Path: utzoo!utgpu!jarvis.csri.toronto.edu!mailrus!cs.utexas.edu!usc!brutus.cs.uiuc.edu!psuvax1!psuvm!w0l
From: W0L@PSUVM.BITNET (Bill Lasher)
Newsgroups: comp.sys.sgi
Subject: Re: fsck
Message-ID: <89313.153421W0L@PSUVM.BITNET>
Date: 9 Nov 89 20:34:21 GMT
Organization: Penn State University
Lines: 56

Some of you may have been following the fsck question I posted last week.
Thanks to help from several of you, including some people at SGI, I finally
decided the REAL problem was our system administration.  One of the people at
SGI thought the following might be of interest to others, and suggested I post
it.

The original note follows:
=========================================================================
Date:    9 November 1989, 14:16:04 EST
From:    Bill Lasher                (814) 898-6391  W0L      at PSUVM
Subject: Re: fsck, init state 3
To:      dunlap at sgi.sgi.com
In-Reply-To:  dunlap%bigboote.csd AT sgi.com   -- Thu, 9 Nov 89 11:06:55 PST

Our most recent problem (the RPC timeout) I think was caused by the way
we implemented the nightly reboot.  We scheduled them 5 minutes apart,
figuring that would be enough time.  I found out today that one machine
was still in the process of restarting when the YP server he was
communicating with started to reboot.  This caused the system to hang.
Rebooting did in fact clear things up, but it took some time.  Part of
the problem is that the time on each machine is not exactly the same (a
diference of a couple of minutes).  We are going to set all machines to
the same time, and change the reboot interval to 10 minutes.

I think we got thrown off the track because running fsck nightly changed
the total time it took for the systems to reboot, and things just
happened to work out O.K.  Also, we probably weren't patient enough
earlier to let reboot do it's thing; when reboot didn't work, we tried
fsck, which did work because it took longer to finish up, and by the
time it was done the network wasn't as busy (or something like that.)  I
think we were also in a hurry to get things fixed, and as a result got
sloppy (ie, running fsck without unmounting, etc.).
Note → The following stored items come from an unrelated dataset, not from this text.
# cshizhe/VLN-HAMT

Hardware: AMD Instinct MI355X
Metric: panorama-steps/sec, R2R proxy pretrain (36x768 views, 80-tok instr) (higher is better)
Workload: dtype bf16; 1 GPU; R2R 6-proxy-task pretrain step (fwd+bwd+clip+AdamW, dropout 0.1), fixed ViT features, R2R-canon model 174.8M params; per_gpu_batch=64, global_batch=64, txt_len=80, hist_len=5, views=36, task_mix=mlm:sap:sar:sprel:mrc:itm=5:1:1:1:2:2, parallelism=dp1, launch=hipGraph replay, dead_code_elimination=True

## Files before the change

### include/hamt.h

```cpp
#ifndef HAMT_H
#define HAMT_H

#include <stddef.h>
#include <stdint.h>

#ifdef __cplusplus
extern "C" {
#endif

#define HAMT_ABI_VERSION 2

typedef enum { HAMT_OK = 0, HAMT_ERR_ARG = -1, HAMT_ERR_UNSUPPORTED = -2, HAMT_ERR_LAUNCH = -3 } hamt_status;
typedef enum { HAMT_F32 = 0, HAMT_BF16 = 1,
               HAMT_U8G = 2,
               HAMT_F16 = 3 } hamt_dtype;
typedef enum { HAMT_PREC_BF16 = 0, HAMT_PREC_F32 = 1 } hamt_prec;

int hamt_version(void);
int hamt_last_error(char* buf, size_t n);
int hamt_last_kernel(char* buf, size_t n);
enum { HAMT_WS_GEMM_SPLITK = 0, HAMT_WS_COLSUM = 1, HAMT_WS_SUMSQ = 2, HAMT_WS_LN_BWD = 3, HAMT_WS_WGRAD_TABLE = 4, HAMT_WS_LNRED_TABLE = 5, HAMT_WS_VIS_EMBED_BWD = 6,
       HAMT_WS_EMBED_BWD = 7 ,
       HAMT_WS_OBJ_EMBED_BWD = 8, HAMT_WS_IMAGE_PREP = 9  };
size_t hamt_workspace_bytes(int op, const int* shape, int nshape);
// ... 196 lines not shown
  int layout;
  int ldy, dtype_y, Rpad;
} hamt_image_prep_desc;
int hamt_image_prep(const hamt_image_prep_desc* d, const hamt_image_view* views_host, const hamt_image_view* views_dev,
                    const uint8_t* src, const float* lut, void* y, void* ws, size_t ws_bytes, void* stream);
enum { HAMT_RESAMPLE_BICUBIC = 0 , HAMT_RESAMPLE_LANCZOS = 1  };
typedef struct {
  int n, H, W;
  int OH, OW;
  int x0, y0, w, h;
  int filter;
  int kx, ky;
} hamt_image_resample_desc;
int hamt_image_resample_taps(int in, int out, int filter, int first, int count, int32_t* xmin, int32_t* xcnt, int32_t* k, int ksize);
int hamt_image_resample(const hamt_image_resample_desc* d, const int32_t* xtab_host, const int32_t* ytab_host, const int32_t* xtab_dev,
                        const int32_t* ytab_dev, const uint8_t* src, uint8_t* dst, void* stream);
int hamt_add3(size_t n, const float* a, const float* b, const float* c, float* out, void* stream);
int hamt_dropout(size_t n, const float* x, float* y, float p, uint32_t call_id, const uint64_t* rng, void* stream);
int hamt_cast_f32_bf16(size_t n, const float* x, void* y, void* stream);
int hamt_unpack_padded(const void* src, const int32_t* prefix, int B, int maxlen, int row_bytes, int pad_byte, void* dst, void* stream);
int hamt_seq_masks(const int32_t* prefix, int add, int B, int maxlen, uint8_t* mask, int64_t* lens_out, void* stream);
int hamt_wire_pack_bf16(size_t n, const float* x, void* y, float scale, void* stream);
int hamt_wire_unpack_bf16(size_t n, const void* y, float* x, void* stream);
int hamt_fill_where_zero(size_t n, const int64_t* flag, float* x, float value, void* stream);
int hamt_extend_mask(size_t n, const void* mask_u8, float* out, void* stream);
int hamt_debug_fill_lds(uint32_t pattern, void* stream);
int hamt_debug_wgrad_timing(int on);
int hamt_debug_wgrad_times(float* us, int* tile_rows, double* flops, int cap);
int hamt_act_bwd(size_t n, const float* dy, const float* h, int mode, float* dx, void* stream);
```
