@@ -1005,12 +1187,29 @@
       if (a.mode == 0) B2R_LAUNCH_BWD1(NTV, 4, 0, 0); else B2R_LAUNCH_BWD1(NTV, 4, 1, 0);       \
     }                                                                                           \
   } while (0)
-  if (NT == 128) B2R_LAUNCH_BWD(128, 8);
+  if (xk > 0) {
+    if (NT == 128) B2R_LAUNCH_THIN(128);
+    else if (NT == 64) B2R_LAUNCH_THIN(64);
+    else B2R_LAUNCH_THIN(32);
+  } else if (NT == 128) B2R_LAUNCH_BWD(128, 8);
   else if (NT == 64) B2R_LAUNCH_BWD(64, 8);
   else B2R_LAUNCH_BWD(32, 4);
 #undef B2R_LAUNCH_BWD
 #undef B2R_LAUNCH_BWD1
 #undef B2R_LAUNCH_BWD2
+#undef B2R_LAUNCH_BWD3
+#undef B2R_LAUNCH_THIN
+#undef B2R_LAUNCH_THIN1
+  B2R_CHECK_LAUNCH();
+  return B2R_OK;
+}
+
+extern "C" int b2r_thin_fold_dw(const double *thin_sums, const float *coef_a, const float *coef_b,
+                                const float *coef_c, int Cout, int K, float *dW, void *stream) {
+  B2R_REQUIRE(thin_sums && coef_a && coef_b && coef_c && dW && Cout > 0 && K > 0,
+              "b2r_thin_fold_dw: bad argument");
+  thin_fold_dw_kernel<<<ceil_div(Cout * K, 256), 256, 0, static_cast<cudaStream_t>(stream)>>>(
+      thin_sums, coef_a, coef_b, coef_c, Cout, K, dW);
   B2R_CHECK_LAUNCH();
   return B2R_OK;
 }
diff --git a/backtoreality_b200/csrc/mlp_common.cuh b/backtoreality_b200/csrc/mlp_common.cuh
--- a/backtoreality_b200/csrc/mlp_common.cuh
+++ b/backtoreality_b200/csrc/mlp_common.cuh
@@ -197,6 +197,88 @@
   return t;
 }
 
+struct ThinRowSrc {
+  long long base;
+  int p, c;
+};
+template <bool CMP, class A>
+__device__ __forceinline__ ThinRowSrc thin_row_src(const A &a, long long per_scene, long long pos) {
+  ThinRowSrc s;
+  if constexpr (CMP) {
+    s.base = 0;
+    s.p = __ldg(a.cidx + pos);
+    s.c = __ldg(a.ccen + pos);
+  } else {
+    s.base = (pos / per_scene) * a.N;
+    s.p = __ldg(a.idx + pos);
+    s.c = (int)(pos / a.NS);
+  }
+  return s;
+}
+template <int KM>
+struct ThinRowRaw {
+  float p[3], q[3], f[KM - 3];
+};
+template <int KM, class A>
+__device__ __forceinline__ ThinRowRaw<KM> thin_row_fetch(const A &a, int C, const ThinRowSrc &s) {
+  const size_t prow = (size_t)(s.base + s.p);
+  const long long centre = max(s.c, 0);
+  ThinRowRaw<KM> r;
+#pragma unroll
+  for (int e = 0; e < 3; ++e) {
+    r.p[e] = __ldg(a.xyz + prow * 3 + e);
+    r.q[e] = __ldg(a.new_xyz + (size_t)centre * 3 + e);
+  }
+  const float *ff = a.feat_t + prow * C;
+#pragma unroll
+  for (int c = 0; c < KM - 3; ++c) r.f[c] = c < C ? __ldg(ff + c) : 0.f;
+  return r;
+}
+template <int KM, class A>
+__device__ __forceinline__ void thin_row_finish(const A &a, const ThinRowRaw<KM> &r,
+                                                float (&x)[KM]) {
+#pragma unroll
+  for (int e = 0; e < 3; ++e) {
+    const float d = __fsub_rn(r.p[e], r.q[e]);
+    x[e] = a.normalize_xyz ? __fdiv_rn(d, a.radius) : d;
+  }
+#pragma unroll
+  for (int c = 0; c < KM - 3; ++c) x[3 + c] = r.f[c];
+}
+template <int KM, bool CMP, class A>
+__device__ __forceinline__ void gather_thin_row(const A &a, int C, long long per_scene,
+                                                long long pos, float (&x)[KM]) {
+  thin_row_finish<KM>(a, thin_row_fetch<KM>(a, C, thin_row_src<CMP>(a, per_scene, pos)), x);
+}
+template <int KM>
+__device__ __forceinline__ void round_tf32(float (&x)[KM]) {
+#pragma unroll
+  for (int k = 0; k < KM; ++k) x[k] = __uint_as_float(to_tf32(x[k]));
+}
+
+template <int KM>
+__device__ __forceinline__ float thin_z(const float (&w)[KM], const float (&xr)[KM], int K) {
+  float s = 0.f;
+#pragma unroll
+  for (int k = 0; k < KM; ++k)
+    if (k < K) s = fmaf(w[k], xr[k], s);
+  return s;
+}
+
+__device__ __forceinline__ void load_thin_weights(const float *w_image, int Cout, int K,
+                                                  float *s_w0, int tid, int nthreads) {
+  const int Cf4 = (K - 3 + 3) & ~3, Cout_pad = (Cout + 127) & ~127;
+  for (int i = tid; i < Cout * 8; i += nthreads) {
+    const int c = i >> 3, k = i & 7;
+    float v = 0.f;
+    if (k < K) {
+      const int kp = k < 3 ? Cf4 + k : k - 3;
+      v = w_image[(sw128_off(c, kp >> 2, Cout_pad) >> 2) + (kp & 3)];
+    }
+    s_w0[k * Cout + c] = v;
+  }
+}
+
 inline int pow2_shift(int v) {
   if (v < 1 || (v & (v - 1))) return -1;
   int s = 0;
@@ -207,6 +289,7 @@
 }
 
 namespace thin {
+bool recompute_ok(int B, int NP, int NS, int Cin, int Cout);
 bool fwd_applicable(const b2r_sa_layer *d);
 int fwd_launch(const b2r_sa_layer *d, void *stream);
 bool bwd_applicable(const b2r_sa_layer_bwd_desc *d);
diff --git a/backtoreality_b200/csrc/mlp_thin.cu b/backtoreality_b200/csrc/mlp_thin.cu
--- a/backtoreality_b200/csrc/mlp_thin.cu
+++ b/backtoreality_b200/csrc/mlp_thin.cu
@@ -31,30 +31,7 @@
 
 template <int KM, bool CMP>
 __device__ __forceinline__ void gather_row(const ThinArgs &a, long long pos, float (&x)[KM]) {
-  size_t prow;
-  long long centre;
-  if constexpr (CMP) {
-    prow = (size_t)__ldg(a.cidx + pos);
-    centre = max(__ldg(a.ccen + pos), 0);
-  } else {
-    const int b = (int)(pos / a.per_scene);
-    centre = pos / a.NS;
-    prow = (size_t)b * a.N + __ldg(a.idx + pos);
-  }
-  const float *pp = a.xyz + prow * 3;
-  const float *qq = a.new_xyz + (size_t)centre * 3;
-  float d0 = __fsub_rn(__ldg(pp), __ldg(qq));
-  float d1 = __fsub_rn(__ldg(pp + 1), __ldg(qq + 1));
-  float d2 = __fsub_rn(__ldg(pp + 2), __ldg(qq + 2));
-  if (a.normalize_xyz) {
-    d0 = __fdiv_rn(d0, a.radius);
-    d1 = __fdiv_rn(d1, a.radius);
-    d2 = __fdiv_rn(d2, a.radius);
-  }
-  x[0] = d0; x[1] = d1; x[2] = d2;
-  const float *ff = a.feat_t + prow * a.C;
-#pragma unroll
-  for (int c = 0; c < KM - 3; ++c) x[3 + c] = c < a.C ? __ldg(ff + c) : 0.f;
+  mlp::gather_thin_row<KM, CMP>(a, a.C, a.per_scene, pos, x);
 }
 
 template <int LP, int KM, bool CMP>
@@ -102,7 +79,7 @@
       p64 = (int)(pos0 & 63);
     }
     float ts[4] = {0, 0, 0, 0}, tss[4] = {0, 0, 0, 0};
-    float *zrow = a.z + (size_t)pos0 * a.Cout + c4;
+    float *zrow = a.z != nullptr ? a.z + (size_t)pos0 * a.Cout + c4 : nullptr;
 #pragma unroll 4
     for (int it = 0; it < ITERS; ++it) {
       const int src = it * PPW + sub;
@@ -128,8 +105,9 @@
           tss[e] = fmaf(s, s, tss[e]);
         }
       }
-      stg_stream_v4(reinterpret_cast<float4 *>(zrow + (size_t)src * a.Cout),
-                    make_float4(zz[0], zz[1], zz[2], zz[3]));
+      if (zrow != nullptr)
+        stg_stream_v4(reinterpret_cast<float4 *>(zrow + (size_t)src * a.Cout),
+                      make_float4(zz[0], zz[1], zz[2], zz[3]));
     }
 #pragma unroll
     for (int e = 0; e < 4; ++e) {
@@ -277,6 +255,11 @@
   return (int)(want < cap ? want : cap);
 }
 
+}
+
+bool recompute_ok(int B, int NP, int NS, int Cin, int Cout) {
+  return B > 0 && NP > 0 && NS > 0 && Cin <= 4 &&
+         shape_ok(Cin, Cout, (long long)B * NP * NS, (long long)NP * NS);
 }
 
 bool fwd_applicable(const b2r_sa_layer *d) {
diff --git a/backtoreality_b200/fused_sa.py b/backtoreality_b200/fused_sa.py
--- a/backtoreality_b200/fused_sa.py
+++ b/backtoreality_b200/fused_sa.py
@@ -154,7 +154,7 @@
 
 
 def sa_mlp_forward(xyz, new_xyz, feat_t, idx, radius, normalize_xyz, mlp_module, training,
-                   want_point_major=True, save=None, sm_limit=0, plan=None):
+                   want_point_major=True, save=None, sm_limit=0, plan=None, recompute_first=False):
     lib = _lib.lib()
     st = _ext._stream()
     dev = xyz.device
@@ -164,6 +164,8 @@
     rows = M if plan is None else int(plan["cidx"].shape[0])
     blocks = list(mlp_module)
     L = len(blocks)
+    thin0 = bool(recompute_first and L >= 3 and lib.b2r_sa_thin_recompute(
+        B, NP, NS, blocks[0].conv.in_channels, blocks[0].conv.out_channels))
     z_prev = scale = shift = None
     zs, bn_saved, images = [], [], []
     stats_all = None
@@ -188,11 +190,13 @@
         d.B, d.N, d.NP, d.NS, d.Cin, d.Cout = B, N, NP, NS, Cin, Cout
         d.mode = 0 if i == 0 else 1
         d.epilogue = 1 if last else 0
-        if i == 0:
+        if i == 0 or (i == 1 and thin0):
             d.xyz, d.new_xyz, d.feat_t, d.idx = _ptr(xyz), _ptr(new_xyz), _ptr(feat_t), _ptr(idx)
             d.radius, d.normalize_xyz = float(radius), 1 if normalize_xyz else 0
-        else:
+        if i > 0:
             d.z_prev, d.scale_prev, d.shift_prev = _ptr(z_prev), _ptr(scale), _ptr(shift)
+        if i == 1 and thin0:
+            d.w_image_prev, d.Cin_prev = _ptr(images[0]), blocks[0].conv.in_channels
         d.w_image = _ptr(image)
         d.sm_limit = int(sm_limit)
         if plan is not None:
@@ -204,12 +208,13 @@
             amax = torch.empty((B * NP, Cout), dtype=torch.int32, device=dev)
             amin = torch.empty_like(amax)
             d.zmax, d.zmin, d.amax, d.amin = _ptr(zmax), _ptr(zmin), _ptr(amax), _ptr(amin)
-        else:
+        elif not (i == 0 and thin0):
             z = torch.empty((rows, Cout), dtype=torch.float32, device=dev)
             d.z = _ptr(z)
         d.stats = _ptr(stats)
-        with _ext._timed("sa_layer_fwd", _layer_work(B, N, NP, NS, Cin, Cout, i == 0, last, False)):
-            _lib.check(lib.b2r_sa_layer_fwd(ctypes.byref(d), st), "sa_layer_fwd")
+        if not (i == 0 and thin0 and stats is None):
+            with _ext._timed("sa_layer_fwd", _layer_work(B, N, NP, NS, Cin, Cout, i == 0, last, False)):
+                _lib.check(lib.b2r_sa_layer_fwd(ctypes.byref(d), st), "sa_layer_fwd")
         if training:
             scale = torch.empty(Cout, dtype=torch.float32, device=dev)
             shift = torch.empty_like(scale)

Some of our problems may come back, but we will handle each of them
separately as they occur, and try to be more careful.  I suspect some of
the earlier problems (the full disks, hung spool queues) showed up
because we were letting the systems run for a week at a time without
rebooting, and things just got a little messy.  We had planned from the
beginning to have them reboot every night, but we had too many other
things going on to get it implemented.

We'll just take it from here and see what happens.

Best regards,

Bill
========================================================================
END OF ORIGINAL NOTE

You may not follow all the details, but you probably get the general idea.
I think it's a good example of what can happen when an experienced computer
user gets his first UNIX/networked system.

Bill

"If I knew what I was doing, I wouldn't have had to ask the question!"